Quintic point group operation

Suppose we have a quintic curve in the form

${\displaystyle y^{2}=px^{5}+qx^{4}+rx^{3}+sx^{2}+tx+u}$.

Through any four points on a quintic curve in this form, an ordinary elliptic curve in the form

${\displaystyle y^{2}=ax^{3}+bx^{2}+cx+d}$

may be fitted, and this elliptic curve must intersect the quintic curve at a fifth point, uniquely determined, up to sign of the y-axis.

The quincunx equations

If P, Q, R, S and T are the five points of intersection between the quintic curve and the fitted elliptic curve, permitting multiplicity, let

${\displaystyle P+Q+R+S+T=O}$,

where O is the additional “point at infinity” considered to lie on the curve and serve as an identity for its additive point group operation.

Curve fittings through one point

Choose a point P and solve ${\displaystyle 4P+T=O}$, ${\displaystyle 3P+2S=O}$, and ${\displaystyle 2P+3R=P+4Q=O}$ by curve-fitting. Now ${\displaystyle T=-4P}$, ${\displaystyle S=-{\frac {3}{2}}P}$, ${\displaystyle R=-{\frac {2}{3}}P}$, and ${\displaystyle Q=-{\frac {1}{4}}P}$.

${\displaystyle \{P\}\longrightarrow \left\{-4P,-{\frac {3}{2}}P,-{\frac {2}{3}}P,-{\frac {1}{4}}P\right\}}$

Curve fittings through two points

Choosing points P and Q it is possible to solve for ${\displaystyle 2P+2Q+T=O}$ and ${\displaystyle P+Q+3R=O}$ by curve-fitting: ${\displaystyle T=-2(P+Q)}$ and ${\displaystyle R=-{\frac {1}{3}}(P+Q)}$, if scalar division is permitted.

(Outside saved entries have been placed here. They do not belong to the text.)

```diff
       const double itn = rcp_t(tn), it32 = rcp_t(t32);
       g[0] = -Fx * itn; g[1] = -Fy * itn; g[2] = C.friction_mu;
       H00 = -(Fy * Fy + C.friction_reg) * it32; H01 = Fx * Fy * it32; H11 = -(Fx * Fx + C.friction_reg) * it32;
+#endif
     };
     double* coneb = Rjj;
+#if defined(__HIP_DEVICE_COMPILE__)
+    static_assert(Ctx::nlanes == 64, "one barrier argument per lane");
+    static_assert(LqLds::us == LqLds::xs + 22, "(x, u) is one array of 44 for the barrier pass");
+    int bl = cx.lane;
+    if (!in.consts) asm volatile("" : "+v"(bl));
+    const int bfoot = bl & 3;
+    double rff_reg[3] = {0.0, 0.0, 0.0};
+    const double* Rc_lds = C.R_jj;
+    if (in.consts) {
+      const double g1 = wave_gather_f64(in.c_tab, bl < 12 ? bl + 52 : (bl < 22 ? bl + 22 : (bl < 44 ? bl + 20 : (bl < 54 ? bl : 22 + 3 * bfoot))));
+      const double g2 = wave_gather_f64(in.c_tab, 23 + 3 * bfoot);
+      const double g3 = wave_gather_f64(in.c_tab, 24 + 3 * bfoot);
+      cw_reg = in.c_tab;
+      clo_reg = g1;
+      rff_reg[0] = g1; rff_reg[1] = g2; rff_reg[2] = g3;
+      Rc_lds = W;
+    }
+    double bval, bd1, bd2;
+    {
+      const int l32 = bl & 31;
+      const bool is_pos = unsigned(l32 - 12) < 10u, is_vel = unsigned(l32 - 2) < 10u;
+      const bool is_flo = bl >= 24 && bl < 34 && (bl - 22) % 3 == 2, is_fhi = bl >= 56 && bl < 60;
+      const bool is_cone = bl >= 60 && cf[bfoot];
+      const bool upper = bl < 12 || bl >= 44;
+      const double y = (lds + LqLds::xs)[bl < 12 ? bl + 32 : (bl < 44 ? bl : (bl < 54 ? bl - 32 : 24 + 3 * bfoot))];
+      const double lim = is_flo ? C.force_lim[0] : (is_fhi ? C.force_lim[1] : clo_reg);
+      const double h_lo = (is_vel ? y + lim : y - lim), h_hi = lim - y;
+      const bool hasb = is_pos || is_vel || is_flo || is_fhi || is_cone;
+      double h = (is_pos || is_vel || is_flo || is_fhi) ? (upper ? h_hi : h_lo) : 1.0;
+      double* cb = coneb + 12 * bfoot;
+      if (bl >= 60) {
+        double cg[3] = {0.0, 0.0, 0.0}, H00 = 0.0, H01 = 0.0, H11 = 0.0;
+        if (is_cone) cone(bfoot, h, cg, H00, H01, H11);
+        cb[0] = h; cb[1] = cg[0]; cb[2] = cg[1]; cb[3] = cg[2]; cb[4] = H00; cb[5] = H01; cb[6] = H11;
+      }
+      const double bmu = (is_pos ? bp.mu : (is_vel ? bv.mu : ((is_flo || is_fhi) ? bf.mu : (is_cone ? fb.mu : 0.0))));
+      const double bdel = (is_pos ? bp.delta : (is_vel ? bv.delta : ((is_flo || is_fhi) ? bf.delta : (is_cone ? fb.delta : 1.0))));
+      double pv, p1, p2, br, f1, f2;
+      RelaxedBarrierD{bmu, bdel}.eval(h, pv, p1, p2, br, f1, f2);
+      pv = hasb ? pv : 0.0; p1 = hasb ? p1 : 0.0; p2 = hasb ? p2 : 0.0;
+      if (bl >= 60) { cb[7] = pv; cb[8] = p1; cb[9] = p2; }
+      const int src = (is_pos || is_vel) ? (bl ^ 32) : (is_flo ? 56 + (((bl - 24) * 11) >> 5) : (is_fhi ? 24 + 3 * bfoot : bl));
+      bval = pv + wave_gather_f64(pv, src);
+      bd1 = fma(f1, br, -wave_gather_f64(p1, src));
+      bd2 = fma(f2, br, wave_gather_f64(p2, src));
+      const double bd2_role = wave_gather_f64(bd2, src);
+      bd2 = is_fhi ? bd2_role : bd2;
+    }
+    cx.sync();
+    double shift_sum = 0;
+    for (int i = 0; i < HB_NC; ++i)
+      if (cf[i]) shift_sum += -coneb[12 * i + 8] * C.friction_shift;
+#else
     for (int i = cx.lane; i < HB_NC; i += cx.nlanes) {
       double h = 1.0, g[3] = {0.0, 0.0, 0.0}, H00 = 0.0, H01 = 0.0, H11 = 0.0, pv = 0.0, p1 = 0.0, p2 = 0.0;
       if (cf[i]) {
@@ -755,23 +828,10 @@
     double shift_sum = 0;
     for (int i = 0; i < HB_NC; ++i)
       if (cf[i]) shift_sum += -coneb[12 * i + 8] * C.friction_shift;
-#if defined(__HIP_DEVICE_COMPILE__)
-    double rff_reg[3] = {0.0, 0.0, 0.0};
-    const double* Rc_lds = C.R_jj;
-    if (in.consts) {
-      const int l = cx.lane, foot = (l - 56) & 3;
-      const double g1 = wave_gather_f64(in.c_tab, l < 22 ? l + 22 : (l < 44 ? l + 20 : 22 + 3 * foot));
-      const double g2 = wave_gather_f64(in.c_tab, l < 22 ? l + 32 : 23 + 3 * foot);
-      const double g3 = wave_gather_f64(in.c_tab, 24 + 3 * foot);
-      cw_reg = in.c_tab;
-      clo_reg = g1;
-      chi_reg = g2;
-      rff_reg[0] = g1; rff_reg[1] = g2; rff_reg[2] = g3;
-      Rc_lds = W;
-    }
 #endif
     for (int role = cx.lane; role < 64; role += cx.nlanes) {
       double pc = 0, pd = 0, pe = 0;
+#if !defined(__HIP_DEVICE_COMPILE__)
       double bval = 0.0, bd1 = 0.0, bd2 = 0.0;
       {
         bool hasb = false;
@@ -779,12 +839,7 @@
         if (role >= 12 && role < 22) {
           const int j = role - 12;
           const double h = xs[role];
-#if defined(__HIP_DEVICE_COMPILE__)
-          (void)j;
-          hasb = true; h1 = h - clo_reg; h2 = chi_reg - h; bmu = bp.mu; bdel = bp.delta;
-#else
           hasb = true; h1 = h - M.q_lower[j]; h2 = M.q_upper[j] - h; bmu = bp.mu; bdel = bp.delta;
-#endif
         } else if (role >= 22 && role < 34) {
           const int m = role - 22;
           if (m - 3 * (m / 3) == 2) {
@@ -793,11 +848,7 @@
           }
         } else if (role >= 34 && role < 44) {
           const int k = role - 34;
-#if defined(__HIP_DEVICE_COMPILE__)
-          const double hv = us[12 + k], vl = clo_reg;
-#else
           const double hv = us[12 + k], vl = M.qd_limit[k];
-#endif
           hasb = true; h1 = hv + vl; h2 = vl - hv; bmu = bv.mu; bdel = bv.delta;
         }
         if (hasb) {
@@ -807,6 +858,7 @@
           bd2 = rb.d2(h1) + rb.d2(h2);
         }
       }
+#endif
       if (role < 22) {
         const int i = role;
         const double dxv = xs[i] - xref_at(i);
@@ -872,10 +924,14 @@
 #else
         for (int a = 0; a < 3; ++a) blk[4 * a] = C.R_FF_diag[3 * foot + a] + shift_sum;
 #endif
+#if defined(__HIP_DEVICE_COMPILE__)
+        blk[8] += bd2;
+#else
         {
           const double h = us[3 * foot + 2];
           blk[8] += bf.d2(h - C.force_lim[0]) + bf.d2(C.force_lim[1] - h);
         }
+#endif
         if (cf[foot]) {
           const double* cb = coneb + 12 * foot;
           const double g[3] = {cb[1], cb[2], cb[3]}, H00 = cb[4], H01 = cb[5], H11 = cb[6];
```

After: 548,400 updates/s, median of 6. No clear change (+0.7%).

Also ${\displaystyle 2P+Q+2S=O}$ and ${\displaystyle P+2Q+2U=O}$ so ${\displaystyle S=-\left(P+{\frac {1}{2}}Q\right)}$ and ${\displaystyle U=-\left({\frac {1}{2}}P+Q\right)}$, etc.

${\displaystyle \{P,Q\}\longrightarrow \left\{-2(P+Q),-{\frac {1}{3}}(P+Q),-\left(P+{\frac {1}{2}}Q\right),-\left({\frac {1}{2}}P+Q\right),-(3P+Q),-(P+3Q)\right\}}$

Goals and objectives

The goal is to reach the point ${\displaystyle -P}$ from the point P alone, and to reach the point ${\displaystyle P+Q}$ from the points P and Q if possible, and if so, by the shortest possible path of computation, i.e., using the least number of elliptic curve fittings.

Point averaging

Point averaging is possible.

${\displaystyle {\frac {P+Q}{2}}=-{\frac {1}{4}}{\big (}-2(P+Q){\big )}}$.

Insolubility in closed form radicals

It has been known for over 500 years that unlike quartic equations, general quintic equations cannot be solved in closed form radicals, and that is indeed what we find here for the point group operation which we have defined by “summing” five points that intersect an elliptic curve to an additive identity “point at infinity.”

Numerical methods

Numerical or what we call “floating point” methods are generally used in practice to solve equations in the fifth or higher degree. The point averaging method, which is expressible in closed form, certainly allows the solution to be approximated to any desired degree of accuracy.

If the point group operation as defined does indeed map pairs of rational points on the curve to rational points on the same curve not exceeding a given denominator or height, then floating point approximations of sufficient precision can potentially be proven adequate to rigorously determine the exact numerators and denominators of those rational points.

If we had anything else to offer in this regard, we would have succeeded in doing exactly what the classical Italian mathematicians already proved impossible centuries ago.

R code for example plot

#! /usr/bin/R -f

H <- function(x){
    sqrt(1/9*(x+3)*(x+1)*(x+1/2)*(x-3/2)*(x-2))
}

xvals <- seq(0,3.1,0.0001)

plot(x=c(rev(xvals),-xvals,-rev(xvals),xvals),
    y=c(H(rev(xvals)),H(-xvals),-H(-rev(xvals)),-H(xvals)),
    type="l", lwd=3, col="purple",
    xlab="x", ylab="y", asp="1",
    main=expression(9*y^2 == (x+3)*(x+1)*(x+1/2)*(x-3/2)*(x-2))
)
abline(0,0)